MATERIAL PROVIDED:
********
template <int STRIDE, bool PRE>
__device__ __forceinline__ void store_tile_full(const H8Args& a, const f32x16& acc, const float* se, int cl0, int go0, int hh, bool pix_ok, size_t n,
                                                size_t pix, size_t HW, const uint2* __restrict__ resid, const uint2 (&rv)[4],
                                                uint2* __restrict__ out, float slope_pre, uintptr_t zero_addr, uintptr_t trash_addr) {
  const float4* se4 = reinterpret_cast<const float4*>(se);
  const float2v sl = {slope_pre, slope_pre};
  const size_t plane2 = HW * 2;
  const size_t idx0 = ((n * a.Gout + go0) * HW + pix) * 2 + hh;
#pragma unroll
  for (int q = 0; q < 4; ++q) {
    const int c4 = (cl0 + 8 * q) / 4 + hh;
    H8Quad t = h8_epilogue(acc, q, se4[c4], se4[STRIDE / 4 + c4], se4[2 * STRIDE / 4 + c4], sl);
    const bool ok = pix_ok && go0 + q < a.Gout;
    const size_t idx = idx0 + q * plane2;
    if (resid) h8_add_resid(t, PRE ? rv[q] : *(ok ? resid + idx : reinterpret_cast<const uint2*>(zero_addr)));
    *(ok ? out + idx : reinterpret_cast<uint2*>(trash_addr)) = pack4(t);
  }
}

template <int STRIDE>
__device__ __forceinline__ void store_tile_swap16(const H8Args& a, const f32x16& acc, const float* se, int cl0, int go0, int hh, bool pix_ok, size_t n,
                                                  size_t pix, size_t HW, const uint2* __restrict__ resid, uint4* __restrict__ out, float slope_pre,
                                                  uintptr_t zero_addr, uintptr_t trash_addr) {
  const float4* se4 = reinterpret_cast<const float4*>(se);
  const float2v sl = {slope_pre, slope_pre};
#pragma unroll
  for (int pr = 0; pr < 2; ++pr) {
    unsigned hw[4];
#pragma unroll
    for (int q2 = 0; q2 < 2; ++q2) {
      const int q = 2 * pr + q2;
      const int c4 = (cl0 + 8 * q) / 4 + hh;
      H8Quad t = h8_epilogue(acc, q, se4[c4], se4[STRIDE / 4 + c4], se4[2 * STRIDE / 4 + c4], sl);
      if (resid) {
        const bool okq = pix_ok && go0 + q < a.Gout;
        h8_add_resid(t, *(okq ? resid + (((n * a.Gout + go0 + q) * HW + pix) * 2 + hh) : reinterpret_cast<const uint2*>(zero_addr)));
      }
      hw[2 * q2] = pack2(t.t0);
      hw[2 * q2 + 1] = pack2(t.t1);
    }
    const uint4 rec = h8_swap16(hw[0], hw[1], hw[2], hw[3]);
    const int go = go0 + 2 * pr + hh;
    *((pix_ok && go < a.Gout) ? out + ((n * a.Gout + go) * HW + pix) : reinterpret_cast<uint4*>(trash_addr)) = rec;
  }
}

#ifdef SLU_H8_PROF
__device__ unsigned long long g_h8_prof[8];
#define H8_PROF_MARK(i)                                         \
  {                                                             \
    const unsigned long long t_now = __builtin_amdgcn_s_memtime(); \
    asm volatile("" ::: "memory");                              \
    prof_acc[i] += t_now - prof_t;                              \
    prof_t = t_now;                                             \
  }
#else
#define H8_PROF_MARK(i)
#endif

constexpr int h8_waves_per_simd(int mb, int nwave, int rpw) { return (mb * rpw >= 8) ? 1 : ((nwave >= 8 || mb >= 2 || rpw >= 2) ? 2 : 3); }
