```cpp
template <int NW, int WGM, int WGN, int TM, int TN, int NST, bool GEGLU, bool LN, int TMB = TM, bool STATS = false, bool FP8 = false,
          bool EMIT = false>
__global__ void __launch_bounds__(NW * 64, 2) lgemm_kernel(const LParams p) {
  static_assert(!STATS || (!GEGLU && !LN), "statistics-emitting epilogue: plain linears / 1x1 convolutions");
  static_assert(!FP8 || NST == 2, "the fp8 loop is written for the two-stage ring");
  static_assert(!EMIT || (TN * 4) % 4 == 0, "a 32-column block = 4 lanes of the row layout");
  constexpr int EB = FP8 ? 1 : 2;
  static_assert(TM % TMB == 0, "epilogue passes of TMB row tiles");
  static_assert(WGM * WGN == NW, "wave grid");
  static_assert(!GEGLU || TN == 2, "GEGLU pairs the two 32-column tiles of a wave");
  constexpr int BM = WGM * TM * 32, BN = WGN * TN * 32;
  constexpr int A_BYTES = BM * ROW_BYTES, B_BYTES = BN * ROW_BYTES, STAGE_BYTES = A_BYTES + B_BYTES;
  constexpr int A_PIECES = BM / 8, B_PIECES = BN / 8;
  constexpr int A_INSTR = (A_PIECES + NW - 1) / NW, B_INSTR = (B_PIECES + NW - 1) / NW;
  constexpr int LPT = A_INSTR + B_INSTR;
  constexpr int WROWS = TM * 32, WCOLS = TN * 32;
  constexpr int EROW = WCOLS * 4;
  constexpr int EPI_WAVE = TMB * 32 * EROW;
// ... 47 lines not shown
    const int koff = (pslot ^ ((row >> 1) & 7)) * 8;
    const int m = m0 + row;
    a_voff[i] = (m < p.M) ? (unsigned)((long long)m * p.lda * EB + koff * 2) : OOB;
    a2_voff[i] = (m < p.M) ? (unsigned)(((long long)m * p.lda2 + koff) * 2) : OOB;
  }
#pragma unroll
  for (int i = 0; i < B_INSTR; ++i) {
    int idx = wave + NW * i;
    while (idx >= B_PIECES) idx -= NW;
    w_piece[i] = idx;
    const int row = idx * 8 + l3;
    const int koff = (pslot ^ ((row >> 1) & 7)) * 8;
    const int n = n0 + row;
    w_voff[i] = (n < p.N) ? (unsigned)((long long)n * p.ldw * EB + koff * 2) : OOB;
  }
  auto stage = [&](int st, int kt) {
    char* abuf = smem + st * STAGE_BYTES;
    char* bbuf = abuf + A_BYTES;
    if (kt < p.kt_split) {
#pragma unroll
      for (int i = 0; i < A_INSTR; ++i) buf_lds16(rsrc_a, abuf + a_piece[i] * 1024, a_voff[i], kt * ROW_BYTES);
    } else {
#pragma unroll
      for (int i = 0; i < A_INSTR; ++i) buf_lds16(rsrc_a2, abuf + a_piece[i] * 1024, a2_voff[i], (kt - p.kt_split) * ROW_BYTES);
    }
#pragma unroll
    for (int i = 0; i < B_INSTR; ++i) buf_lds16(rsrc_w, bbuf + w_piece[i] * 1024, w_voff[i], kt * ROW_BYTES);
  };

#pragma unroll
  for (int s = 0; s < NST - 1; ++s)
    if (s < nk) stage(s, kreal(s));
  const uint32_t* asp[TM];
  uint32_t asc_nxt[TM];
  if constexpr (FP8) {
#pragma unroll
    for (int tm = 0; tm < TM; ++tm) {
      int m = m0 + row0 + tm * 32 + l31;
      if (m >= p.M) m = p.M - 1;
      asp[tm] = p.a_scale + m;
      asc_nxt[tm] = (nk > 0) ? asp[tm][(long long)kreal(0) * p.M] : 0x7f7f7f7fu;
    }
// ... 71 lines not shown
        for (int tn = 0; tn < TN; ++tn) acc[tm][tn] = mfma32_mx8<2>(wf[1][tn], xf[1][tm], acc[tm][tn], asc[tm]);
      if constexpr (TM * TN <= 5) {
        __builtin_amdgcn_sched_group_barrier(0x100, 4 * (TM + TN), 0);
        __builtin_amdgcn_sched_group_barrier(0x008, 2 * TM * TN, 0);
      }
    } else {
    bf16x8_t xf[4][TM], wf[4][TN];
#pragma unroll
    for (int ks = 0; ks < 4; ++ks) {
      const int slot = ((ks * 2 + hi) ^ swz) << 4;
#pragma unroll
      for (int t = 0; t < TM; ++t) xf[ks][t] = lds_read_frag(abuf + a_frag_row + t * 32 * ROW_BYTES + slot);
#pragma unroll
      for (int t = 0; t < TN; ++t) wf[ks][t] = lds_read_frag(bbuf + b_frag_row + t * 32 * ROW_BYTES + slot);
    }
#pragma unroll
    for (int ks = 0; ks < 4; ++ks) {
#pragma unroll
      for (int tm = 0; tm < TM; ++tm)
#pragma unroll
        for (int tn = 0; tn < TN; ++tn) acc[tm][tn] = mfma32(wf[ks][tn], xf[ks][tm], acc[tm][tn]);
      if constexpr (LN) {
        if (wn == 0) {
#pragma unroll
          for (int tm = 0; tm < TM; ++tm) {
            const u32x4 v = __builtin_bit_cast(u32x4, xf[ks][tm]);
#pragma unroll
            for (int j = 0; j < 4; ++j) {
              rs[tm] = dot2_bf16(v[j], 0x3f803f80u, rs[tm]);
              rq[tm] = dot2_bf16(v[j], v[j], rq[tm]);
            }
          }
        }
      }
    }
    if constexpr (TM * TN <= 5) {
      __builtin_amdgcn_sched_group_barrier(0x100, 4 * (TM + TN), 0);
      __builtin_amdgcn_sched_group_barrier(0x008, 4 * TM * TN, 0);
    }
    }
    st = st + 1;
    if (st >= NST) st = 0;
  }
  raw_barrier();

  if (p.splitk > 1) {
    f32x4* slab = reinterpret_cast<f32x4*>(p.slabs + (long long)unit * (BM * BN));
#pragma unroll
    for (int tm = 0; tm < TM; ++tm)
#pragma unroll
      for (int tn = 0; tn < TN; ++tn)
// ... 668 lines not shown
```

udifftext_amd/csrc/lean.hip:

```cpp
#include "common.h"
#include <stdio.h>
#include <stdlib.h>
#include <atomic>

namespace {
#include "tile_common.h"
#include "lean_params.h"
#include "lean.h"
#include "wide.h"
#include "rowres.h"

template <int NW, int WGM, int WGN, int TM, int TN, int NST, int TMB = TM>
hipError_t launch_lean(const lg::LParams& lp, int smem, int G, bool geglu, bool ln, hipStream_t s) {
  static AttrOnce once[5];
  const void* fn;
  const bool stats = lp.colstats != nullptr;
  if constexpr (NW == 4 && NST == 2) {
    if (stats) {
      fn = (const void*)lg::lgemm_kernel<NW, WGM, WGN, TM, TN, NST, false, false, TMB, true>;
      hipError_t e = once[4].ensure(fn, smem);
      if (e != hipSuccess) return e;
      void* args[] = {const_cast<lg::LParams*>(&lp)};
      return hipLaunchKernel(fn, dim3(G), dim3(NW * 64), args, smem, s);
    }
  }
  if (stats) return hipErrorInvalidValue;
  if constexpr (TN == 2) {
    fn = geglu ? (ln ? (const void*)lg::lgemm_kernel<NW, WGM, WGN, TM, TN, NST, true, true, TMB> : (const void*)lg::lgemm_kernel<NW, WGM, WGN, TM, TN, NST, true, false, TMB>)
               : (ln ? (const void*)lg::lgemm_kernel<NW, WGM, WGN, TM, TN, NST, false, true, TMB> : (const void*)lg::lgemm_kernel<NW, WGM, WGN, TM, TN, NST, false, false, TMB>);
  } else {
    fn = ln ? (const void*)lg::lgemm_kernel<NW, WGM, WGN, TM, TN, NST, false, true, TMB> : (const void*)lg::lgemm_kernel<NW, WGM, WGN, TM, TN, NST, false, false, TMB>;
  }
  hipError_t e = once[(geglu ? 2 : 0) + (ln ? 1 : 0)].ensure(fn, smem);
  if (e != hipSuccess) return e;
  void* args[] = {const_cast<lg::LParams*>(&lp)};
  return hipLaunchKernel(fn, dim3(G), dim3(NW * 64), args, smem, s);
}

template <bool GEGLU, bool LN, bool STATS, bool FP8, bool EMIT>
hipError_t launch_lean_mx8_k(const lg::LParams& lp, int smem, int G, hipStream_t s) {
  static AttrOnce once;
// ... 83 lines not shown
```

udifftext_amd/csrc/lean_params.h:

```cpp
#pragma once

namespace lg {

struct LParams {
  const uint16_t* a;
  const uint16_t* a2;
  const uint16_t* w;
  const float* bias;
  const uint16_t* res;
  const float* rowvec;
  const float* ln_s;
  uint16_t* out;
  int M, N, K;
  int lda, ldw, ldo, ldr, ldrv, rows_per_batch;
  float alpha, ln_eps;
  int tiles_m, tiles_n, n_block, tiles;
  int nkt;
  int splitk, kt_per;
  unsigned a_bytes, w_bytes;
  int kt_split, lda2;
  unsigned a2_bytes;
  int G;
  int* counters;
  float* slabs;
  float* colstats;
  const uint32_t* a_scale;
  const float* colscale;
  const float* rowstat_in;
  int rowstat_in_parts;
  uint8_t* q8_out;
  uint32_t* q8_scale;
  int ld_q8;
  int q8_fixed_col;
  float q8_fixed_mul;
  float* rowstat_out;
};

struct C3Params {
  const uint16_t* a;
  const uint16_t* w;
  const float* bias;
  const uint16_t* res;
  const float* rowvec;
  uint16_t* out;
  int N, C;
  int B, H, W;
  int ldw, ldo, ldr, ldrv;
  float alpha;
  int tiles_x, tiles_y, tiles_m, tiles_n, n_block, tiles;
  int chunks, splitk, ch_per;
// ... 13 lines not shown
```

udifftext_amd/ops.py:

```python
from __future__ import annotations
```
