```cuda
__device__ __forceinline__ void tma_store_4d(const CUtensorMap *m, const void *smem_src, int c0, int c1, int c2, int c3)
{
    asm volatile("cp.async.bulk.tensor.4d.global.shared::cta.bulk_group [%0, {%2, %3, %4, %5}], [%1];" ::"l"(
                     reinterpret_cast<uint64_t>(m)),
                 "r"(smem_u32(smem_src)), "r"(c0), "r"(c1), "r"(c2), "r"(c3)
                 : "memory");
}
__device__ __forceinline__ void tma_store_commit() { asm volatile("cp.async.bulk.commit_group;" ::: "memory"); }
__device__ __forceinline__ void tma_store_wait_read() { asm volatile("cp.async.bulk.wait_group.read 0;" ::: "memory"); }
__device__ __forceinline__ void tma_store_wait_read1() { asm volatile("cp.async.bulk.wait_group.read 1;" ::: "memory"); }
__device__ __forceinline__ void tma_store_wait_all() { asm volatile("cp.async.bulk.wait_group 0;" ::: "memory"); }
__device__ __forceinline__ void sts128(uint32_t addr, float4 v)
{
    asm volatile("st.shared.v4.f32 [%0], {%1, %2, %3, %4};" ::"r"(addr), "f"(v.x), "f"(v.y), "f"(v.z), "f"(v.w) : "memory");
}
__device__ __forceinline__ float4 lds128(uint32_t addr)
{
    float4 v;
    asm volatile("ld.shared.v4.f32 {%0, %1, %2, %3}, [%4];" : "=f"(v.x), "=f"(v.y), "=f"(v.z), "=f"(v.w) : "r"(addr) : "memory");
    return v;
}
__device__ __forceinline__ void sts64(uint32_t addr, float2 v)
{
    asm volatile("st.shared.v2.f32 [%0], {%1, %2};" ::"r"(addr), "f"(v.x), "f"(v.y) : "memory");
}
__device__ __forceinline__ float2 lds64(uint32_t addr)
{
    float2 v;
    asm volatile("ld.shared.v2.f32 {%0, %1}, [%2];" : "=f"(v.x), "=f"(v.y) : "r"(addr) : "memory");
    return v;
}
__device__ __forceinline__ void sts32(uint32_t addr, float v) { asm volatile("st.shared.f32 [%0], %1;" ::"r"(addr), "f"(v) : "memory"); }
__device__ __forceinline__ float lds32(uint32_t addr)
{
    float v;
    asm volatile("ld.shared.f32 %0, [%1];" : "=f"(v) : "r"(addr) : "memory");
    return v;
}
__device__ __forceinline__ void sts8(uint32_t addr, uint32_t v) { asm volatile("st.shared.u8 [%0], %1;" ::"r"(addr), "r"(v) : "memory"); }
__device__ __forceinline__ uint32_t lds8(uint32_t addr)
{
    uint32_t v;
    asm volatile("ld.shared.u8 %0, [%1];" : "=r"(v) : "r"(addr) : "memory");
    return v;
}
__device__ __forceinline__ void tma_store_4d_u32(const CUtensorMap *m, uint32_t smem_src, int c0, int c1, int c2, int c3)
{
    asm volatile("cp.async.bulk.tensor.4d.global.shared::cta.bulk_group [%0, {%2, %3, %4, %5}], [%1];" ::"l"(
                     reinterpret_cast<uint64_t>(m)),
                 "r"(smem_src), "r"(c0), "r"(c1), "r"(c2), "r"(c3)
                 : "memory");
}
__device__ __forceinline__ void named_bar_sync(int id, int nthreads)
{
    asm volatile("bar.sync %0, %1;" ::"r"(id), "r"(nthreads) : "memory");
}

__device__ __forceinline__ uint32_t cluster_ctarank()
{
    uint32_t r;
    asm volatile("mov.u32 %0, %%cluster_ctarank;" : "=r"(r));
    return r;
}
__device__ __forceinline__ void cluster_sync()
{
    asm volatile("barrier.cluster.arrive.release.aligned;\n\tbarrier.cluster.wait.acquire.aligned;" ::: "memory");
}
__device__ __forceinline__ uint32_t mapa(const void *p, uint32_t rank)
{
    uint32_t r;
    asm volatile("mapa.shared::cluster.u32 %0, %1, %2;" : "=r"(r) : "r"(smem_u32(p)), "r"(rank));
    return r;
}
__device__ __forceinline__ float ld_cluster_f32(uint32_t addr)
{
    float v;
    asm volatile("ld.shared::cluster.f32 %0, [%1];" : "=f"(v) : "r"(addr) : "memory");
    return v;
}
__device__ __forceinline__ unsigned long long ld_cluster_u64(uint32_t addr)
{
    unsigned long long v;
    asm volatile("ld.shared::cluster.u64 %0, [%1];" : "=l"(v) : "r"(addr) : "memory");
    return v;
}

__device__ __forceinline__ void wgmma_fence() { asm volatile("wgmma.fence.sync.aligned;" ::: "memory"); }
__device__ __forceinline__ void wgmma_commit() { asm volatile("wgmma.commit_group.sync.aligned;" ::: "memory"); }
template <int N>
// ... 108 lines not shown
```

### pvnet_b200/csrc/conv_tc.cu

```cuda
#include "conv_tc.cuh"
#include "ptx.cuh"
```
********
THE PROBLEM: If a line of the data above holds the string "column", count it, then give only the final number.

SOLVED PROBLEM: 2